I am trying to implement a discrete stochastic simulation using tools from DifferentialEquations.jl. It works great for earlier time-points but does not do any jumps later on, inexplicably.
using DifferentialEquations
using Plots
#initial conditions
far1_ic = 0
cln_ic = 100
ste12_ic = 1000
far1cln_ic = 0
u0 = [far1_ic, cln_ic, ste12_ic, far1cln_ic]
#paramaters
#Far1
ks_F = 10 #1
kd_F = 0.01 #2
kd_F_C = 0.01 #3
kA_C = 200 #4
ks_F_S = 200 #5
#Cln
ks_C = 10 #6
kd_C = 0.1 #7
kA_F = 500 #8
ks_C_C = 100 #9
#Ste12
ks_S_alpha = 80 #10
ks_S = 1 #11
ks_S_S = 100 #12
kd_S = 0.01 #13
kA_S = 500 #14
kd_S_F = 0.005 #15
#Far1Cln
ks_FC = 100 #16
kd_FC = 0.05 #17
krev_FC = 600 #18
#misc
alpha = 17 #19
power_alpha = 1 #20
alpha_halfmax = 50 #21
p = [ks_F, kd_F, kd_F_C, kA_C, ks_F_S, ks_C, kd_C, kA_F, ks_C_C,
ks_S_alpha, ks_S, ks_S_S, kd_S, kA_S, kd_S_F, ks_FC, kd_FC,
krev_FC, alpha, power_alpha, alpha_halfmax];
s_far1(u,p,t) = (p[5] * ((u[3]^2)/(u[3]^2+p[14]^2)) + p[1]) * (p[19]^p[20]/(p[19]^p[20]+p[21]^p[20]))
d_far1(u,p,t) = p[2]*u[1] + p[3]*u[1]*u[2]
s_cln(u,p,t) = p[6] + p[9]*((u[2]^2)/(u[2]^2+p[4]^2))
d_cln(u,p,t) = p[7]*u[2]
s_ste12(u,p,t) = p[11]+(p[10]+p[12]*(u[3]^2/(u[3]^2+p[14]^2)))*(p[19]^p[20]/(p[19]^p[20]+p[21]^p[20]))
d_ste12(u,p,t) = p[13]*u[3] + p[15]*u[1]*u[3]
s_far1cln(u,p,t) = p[16]*u[1]*u[2]
d_far1cln(u,p,t) = p[17]*u[4]
r_far1cln(u,p,t) = p[18]*u[4]
function syn_f(integrator)
integrator.u[1] += 1
end
function deg_f(integrator)
integrator.u[1] -= 1
end
function syn_c(integrator)
integrator.u[2] += 1
end
function deg_c(integrator)
integrator.u[2] -= 1
end
function syn_s(integrator)
integrator.u[3] += 1
end
function deg_s(integrator)
integrator.u[3] -= 1
end
function syn_fc(integrator)
integrator.u[4] += 1
integrator.u[1] -= 1
integrator.u[2] -= 1
end
function deg_fc(integrator)
integrator.u[4] -= 1
end
function rev_fc(integrator)
integrator.u[4] -= 1
integrator.u[1] += 1
integrator.u[2] += 1
end
jump1 = ConstantRateJump(s_far1, syn_f)
jump2 = ConstantRateJump(d_far1, deg_f)
jump3 = ConstantRateJump(s_cln, syn_c)
jump4 = ConstantRateJump(d_cln, deg_c)
jump5 = ConstantRateJump(s_ste12, syn_s)
jump6 = ConstantRateJump(d_ste12, deg_s)
jump7 = ConstantRateJump(s_far1cln, syn_fc)
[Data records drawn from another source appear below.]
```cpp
int tcnn_trainer_deserialize(tcnn_trainer_t t, const void* bytes, size_t size) {
	return guarded([&] {
		CHECK_THROW(bytes != nullptr && size > 0);
		t->trainer->deserialize(Json::from_msgpack((const uint8_t*)bytes, size));
	});
}

int tcnn_module_layer_sizes(tcnn_module_t m, uint32_t* rows_cols, size_t capacity, size_t* n_layers_out) {
	return guarded([&] {
		CHECK_THROW(m && m->model && n_layers_out && (rows_cols || capacity == 0));
		const auto sizes = m->model->layer_sizes();
		*n_layers_out = sizes.size();
		for (size_t i = 0; i < sizes.size() && i < capacity; ++i) {
			rows_cols[2 * i] = sizes[i].first;
			rows_cols[2 * i + 1] = sizes[i].second;
		}
	});
}

int tcnn_optimizer_create(const char* optimizer_json, size_t n_params, const uint32_t* layer_sizes, size_t n_layers, tcnn_optimizer_t* out) {
	return tcnn_optimizer_create_precision(optimizer_json, n_params, layer_sizes, n_layers, TCNN_PRECISION_FP16, out);
}

int tcnn_optimizer_weight_precision(tcnn_optimizer_t o) {
	int v = -1;
	guarded([&] { CHECK_THROW(o && o->optimizer); v = (int)o->optimizer->weight_precision(); });
	return v;
}

int tcnn_optimizer_create_precision(const char* optimizer_json, size_t n_params, const uint32_t* layer_sizes, size_t n_layers, int weight_precision, tcnn_optimizer_t* out) {
	switches_reload();
	return guarded([&] {
		CHECK_THROW(out != nullptr && (layer_sizes != nullptr || n_layers == 0));
		if (weight_precision != TCNN_PRECISION_FP32 && weight_precision != TCNN_PRECISION_FP16) throw std::runtime_error{"Unknown precision " + std::to_string(weight_precision)};
		auto o = std::make_unique<tcnn_optimizer_s>();
		o->optimizer = create_optimizer(parse_or_empty(optimizer_json));
		std::vector<std::pair<uint32_t, uint32_t>> sizes;
		size_t n_matrix = 0;
		for (size_t i = 0; i < n_layers; ++i) {
			sizes.emplace_back(layer_sizes[2 * i], layer_sizes[2 * i + 1]);
			n_matrix += (size_t)layer_sizes[2 * i] * layer_sizes[2 * i + 1];
// ... 91 lines not shown
```

### tiny-cuda-nn_amd/csrc/k_grid_planes.hip

```cpp
#include "grid_device.h"
#include "mlp_side_jobs.h"

#include <algorithm>
#include <cstdio>
#include <cstdlib>
#include <vector>

namespace tcnn_amd {
namespace {

constexpr int FP_THREADS = 128;
#ifndef TCNN_FP_LIST_THREADS
#define TCNN_FP_LIST_THREADS 256
#endif
constexpr int FP_LIST_THREADS = TCNN_FP_LIST_THREADS;

constexpr int FP_MAX_CHUNKS = GRID_FILTER_MAX_CHUNKS;
constexpr int FP_PER_LANE = FP_MAX_CHUNKS / 64;

template <int D, int F, int FP_SPT, bool LISTS>
__global__ void __launch_bounds__(LISTS ? FP_LIST_THREADS : FP_THREADS) k_grid_fwd_planes(
	const GridMeta* __restrict__ meta, const uint32_t* __restrict__ work, const uint32_t max_items, const uint32_t blocks_per_xcd, const uint32_t n, const MatView x,
	const half_t* __restrict__ grid, half_t* __restrict__ out, unsigned long long* __restrict__ bits, const MlpPrepJob prep, const GridHitLists lists
) {
// ... 290 lines not shown
						for (int k = 0; k < FP_SPT; ++k) if (base + k * 64 < n) dst[k] = mine[k];
					}
				}
			}
		}
	}
}

template <int D, int F, int SPT>
void launch_planes(hipStream_t s, const GridMeta* dm, const uint32_t* work, uint32_t max_items, uint32_t blocks_per_xcd, uint32_t n, MatView x, const void* grid, void* out, uint64_t* bits,
                   const MlpPrepJob* prep_job, const GridHitLists* hit_lists) {
	MlpPrepJob prep{};
	if (prep_job) prep = *prep_job;
	if (hit_lists) {
		if constexpr (SPT == 8) throw std::runtime_error{"grid_forward_planes: hit lists come from the 2- and 4-samples-per-thread shapes"};
		else
		hipLaunchKernelGGL((k_grid_fwd_planes<D, F, SPT, true>), dim3(8 * blocks_per_xcd), dim3(FP_LIST_THREADS), 0, s, dm, work, max_items, blocks_per_xcd, n, x, (const half_t*)grid, (half_t*)out,
		                   nullptr, prep, *hit_lists);
	} else {
		hipLaunchKernelGGL((k_grid_fwd_planes<D, F, SPT, false>), dim3(8 * blocks_per_xcd), dim3(FP_THREADS), 0, s, dm, work, max_items, blocks_per_xcd, n, x, (const half_t*)grid, (half_t*)out,
		                   (unsigned long long*)bits, prep, GridHitLists{});
	}
	HIP_CHECK_THROW(hipGetLastError());
}

uint32_t max_scatter_chunks(const GridMeta& meta) {
	uint32_t m = 1;
	for (uint32_t l = 0; l < meta.n_levels; ++l) m = std::max(m, meta.levels[l].scatter_n_chunks);
	return m;
}

}

uint32_t grid_hit_item_samples(const GridMeta& meta) { return FP_LIST_THREADS * grid_planes_spt(meta); }

uint32_t grid_planes_spt(const GridMeta& meta) {
	uint32_t forced = 0;
#ifdef TCNN_AMD_DEV
	static const uint32_t dev_forced = getenv("TCNN_AMD_FWD_SPT") ? (uint32_t)atoi(getenv("TCNN_AMD_FWD_SPT")) : 0u;
	forced = dev_forced;
#endif
	if (max_scatter_chunks(meta) > (uint32_t)FP_MAX_CHUNKS) return 2u;
	if (forced == 8 || forced == 4 || forced == 2) return forced;
	if (meta.n_pos_dims == 3 && grid_scatter_prefers_lists(meta)) return 2u;
	return 4u;
}
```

jump8 = ConstantRateJump(d_far1cln, deg_fc)
jump9 = ConstantRateJump(r_far1cln, rev_fc)
p[19] = 27 # reset parameter alpha
tspan = (0.0,600.0) #time span
prob = DiscreteProblem(u0,tspan,p) # variables must be discrete. Provide IC, span, paramaters.
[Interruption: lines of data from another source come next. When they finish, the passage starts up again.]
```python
class PcaOpts(C.Structure):
    _fields_ = [
# ... 120 lines not shown
    "fpca_comm_init_rank": (_I, [_P, _I, _I, _P]),
    "fpca_set_allreduce": (_I, [_P, ALLREDUCE_FN, _P]),
    "fpca_set_collectives": (_I, [_P, COLLECTIVE_FN, COLLECTIVE_FN, _P]),
    "fpca_set_total_snps": (_I, [_P, _U64]),
    "fpca_set_rank": (_I, [_P, _I, _I]),
    "fpca_collective_stats": (_I, [_P, C.POINTER(_U64), C.POINTER(_U64)]),
    "fpca_pca_init_opts": (None, [C.POINTER(PcaOpts), C.c_size_t, C.c_size_t]),
    "fpca_pca_row_ranges": (_I, [_P, C.POINTER(PcaOpts), C.POINTER(_U64), _I]),
    "fpca_pca": (_I, [_P, C.POINTER(PcaOpts), _P, _P, _P, _P, _P, _P, C.POINTER(PcaInfo)]),
    "fpca_check": (_I, [_P, _P, C.c_int64, _P, _I, _I, _P, C.POINTER(_D), C.POINTER(_D)]),
    "fpca_ucca": (_I, [_P, _P, C.c_int64, _I, _I, _P, C.c_int64]),
    "fpca_scca_prepare": (_I, [_P, _P, C.c_int64, _I, _I, _I]),
    "fpca_scca_fit": (_I, [_P, _D, _D, _I, _I, _D, _P, C.c_int64, _P, C.c_int64, _P, C.c_int64, _P, _P, C.c_int64, _P, C.c_int64,
                           C.POINTER(_I), _P, _P, _P, C.POINTER(_I)]),
    "fpca_scca_cv": (_I, [_P, _P, C.c_int64, _I, _P, _I, _P, _I, _P, _I, _I, _I, _I, _I, _D, _P, C.c_int64, C.c_int64, _D, _I, _P, _P, _P, _P, _P, _P,
                          C.POINTER(_D), C.POINTER(_D), C.POINTER(_D), _P, _P]),
    "fpca_bench_apply": (_I, [_P, _I, _I, _I, C.POINTER(BenchResult)]),
    "fpca_profile_begin": (_I, [_P, _I]),
    "fpca_profile_sample_every": (_I, [_P, _I]),
    "fpca_profile_end": (_I, [_P, _I, C.POINTER(BenchResult), C.POINTER(_I)]),
    "fpca_bench_stats": (_I, [_P, _I, C.POINTER(_D), C.POINTER(_D)]),
    "fpca_debug_mfma_probe": (_I, [_P, _P, _P]),
    "fpca_debug_mfma_i8_probe": (_I, [_P, _P, _P]),
    "fpca_debug_mfma_peak": (_I, [_I, _I, _I, C.POINTER(_D)]),
    "fpca_debug_k4": (_I, [_P, _I, _I, _P, _P, _P, _P, _I, _P, _P]),
    "fpca_debug_k4_bench": (_I, [_P, _I, _I, _I, C.POINTER(_D), C.POINTER(_D)]),
    "fpca_debug_k4_fused": (_I, [_P, _I, _I, _P, _P, _P, _P, _P]),
    "fpca_debug_k4_fused_bench": (_I, [_P, _I, _I, _I, C.POINTER(_D)]),
    "fpca_debug_k4_inplace": (_I, [_P, _I, _I, _P, _P, _P, _I, _P, _P]),
    "fpca_debug_fp_plan": (_I, [_P, _I, C.POINTER(_I)]),
    "fpca_debug_poison_partials": (_I, [_P]),
    "fpca_debug_missing_lists": (_I, [_P, _I, _I, _P, _P, _U64, C.POINTER(_U64)]),
    "fpca_debug_gather": (_I, [_I, _I, _P, _P, _U64, _P, _U64, _P, _P, _P, _U64, _U64, _I, _D, _P, C.POINTER(_I)]),
    "fpca_debug_i8_nsc_pad": (_I, [_I, _I, C.POINTER(_I)]),
    "fpca_debug_i8_slices": (_I, [_I, _I, _I, _U64, _U64, _U64, _P, _P, _P, _P, _I, C.POINTER(SlicesOut), C.POINTER(SlicesOut), C.POINTER(_I)]),
    "fpca_debug_i8_instances": (_I, [_P, _I, C.POINTER(_I)]),
    "fpca_debug_gather_blocks": (_I, [_I, _I, _I, _I, _I, _U64, C.POINTER(C.c_uint32), C.POINTER(C.c_uint32), C.POINTER(C.c_uint32)]),
    "fpca_debug_f_sf":(_I, [_D, _U64, _I, C.POINTER(_D), C.POINTER(_D)]),
    "fpca_debug_f_sf_dev": (_I, [_P, _U64, _U64, _I, _P, _P]),
    "fpca_debug_scca_lds": (_I, [_I, C.POINTER(_I), C.POINTER(_I), C.POINTER(_I)]),
    "fpca_debug_fold_stats": (_I, [_P, _P, _I, _P, _I, _P]),
    "fpca_debug_snp_qc_rule": (_I, [_P, _P, _U64, _U64, _D, _D, _P, C.POINTER(_U64)]),
    "fpca_debug_snp_subset_bench": (_I, [_P, _P, _I, C.POINTER(_D), C.POINTER(_D)]),
    "fpca_debug_ld_prune_rule": (_I, [_P, _U64, C.c_uint32, C.c_uint32, _P, _P, _P, _P, C.POINTER(_U64)]),
    "fpca_bench_ld": (_I, [_P, C.c_uint32, _I, _P, C.POINTER(_D)]),
    "fpca_debug_king_rule": (_I, [_P, _P, _U64, _U64, _P, C.POINTER(_U64)]),
# ... 77 lines not shown
```

flashpca_amd/csrc/kernels.hpp:

```cpp
#pragma once
#include <hip/hip_runtime.h>

#include <cstddef>
#include <cstdint>

namespace fpca {
namespace kern {

void repitch(const uint8_t *src, uint64_t np, uint64_t nrec, uint8_t *dst, size_t pitch, hipStream_t stream);
void fix_last_byte(uint8_t *packed, size_t pitch, uint64_t np, int valid_in_last, uint64_t P_g, hipStream_t stream);
void gather_records(const uint8_t *src, size_t pitch, const uint32_t *idx, uint64_t nrec, uint8_t *dst, hipStream_t stream);
void ld_totals(const uint8_t *packed, size_t pitch, uint64_t nrec, uint32_t *tot, hipStream_t stream);
void ld_band(const uint8_t *packed, size_t pitch, const uint32_t *tot, uint32_t npad, uint64_t i0, uint64_t ni, uint64_t jend, uint32_t span,
             double *r2, uint32_t *bits, uint32_t words, double thr, bool force_general, hipStream_t stream);

void bed_stats(const uint8_t *packed, size_t pitch, uint64_t N, uint64_t P_g, int stand_method, double *lut,
               double *mean, double *sd, double *sumsq, uint32_t *nmiss , hipStream_t stream);
void lut_from_meansd(const double *mean, const double *sd, uint64_t P_g, double *lut, hipStream_t stream);
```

jump_prob = JumpProblem(prob,DirectFW(),jump1,jump2,jump3,jump4,jump5,jump6,jump7,jump8,jump9,save_positions=(false,false))
sol = solve(jump_prob,SSAStepper(),saveat=1);
I have tried saving all positions instead of only at every integer. I have tried using Direct instead of DirectFW. I have tried using default instead of SSAStepper. I checked the ODESolution object and it really does just repeat the same values at each timestep later on; it's not just the plot.
Really appreciate any advice!
This was a bug that has been fixed. Run ]up and your code will work.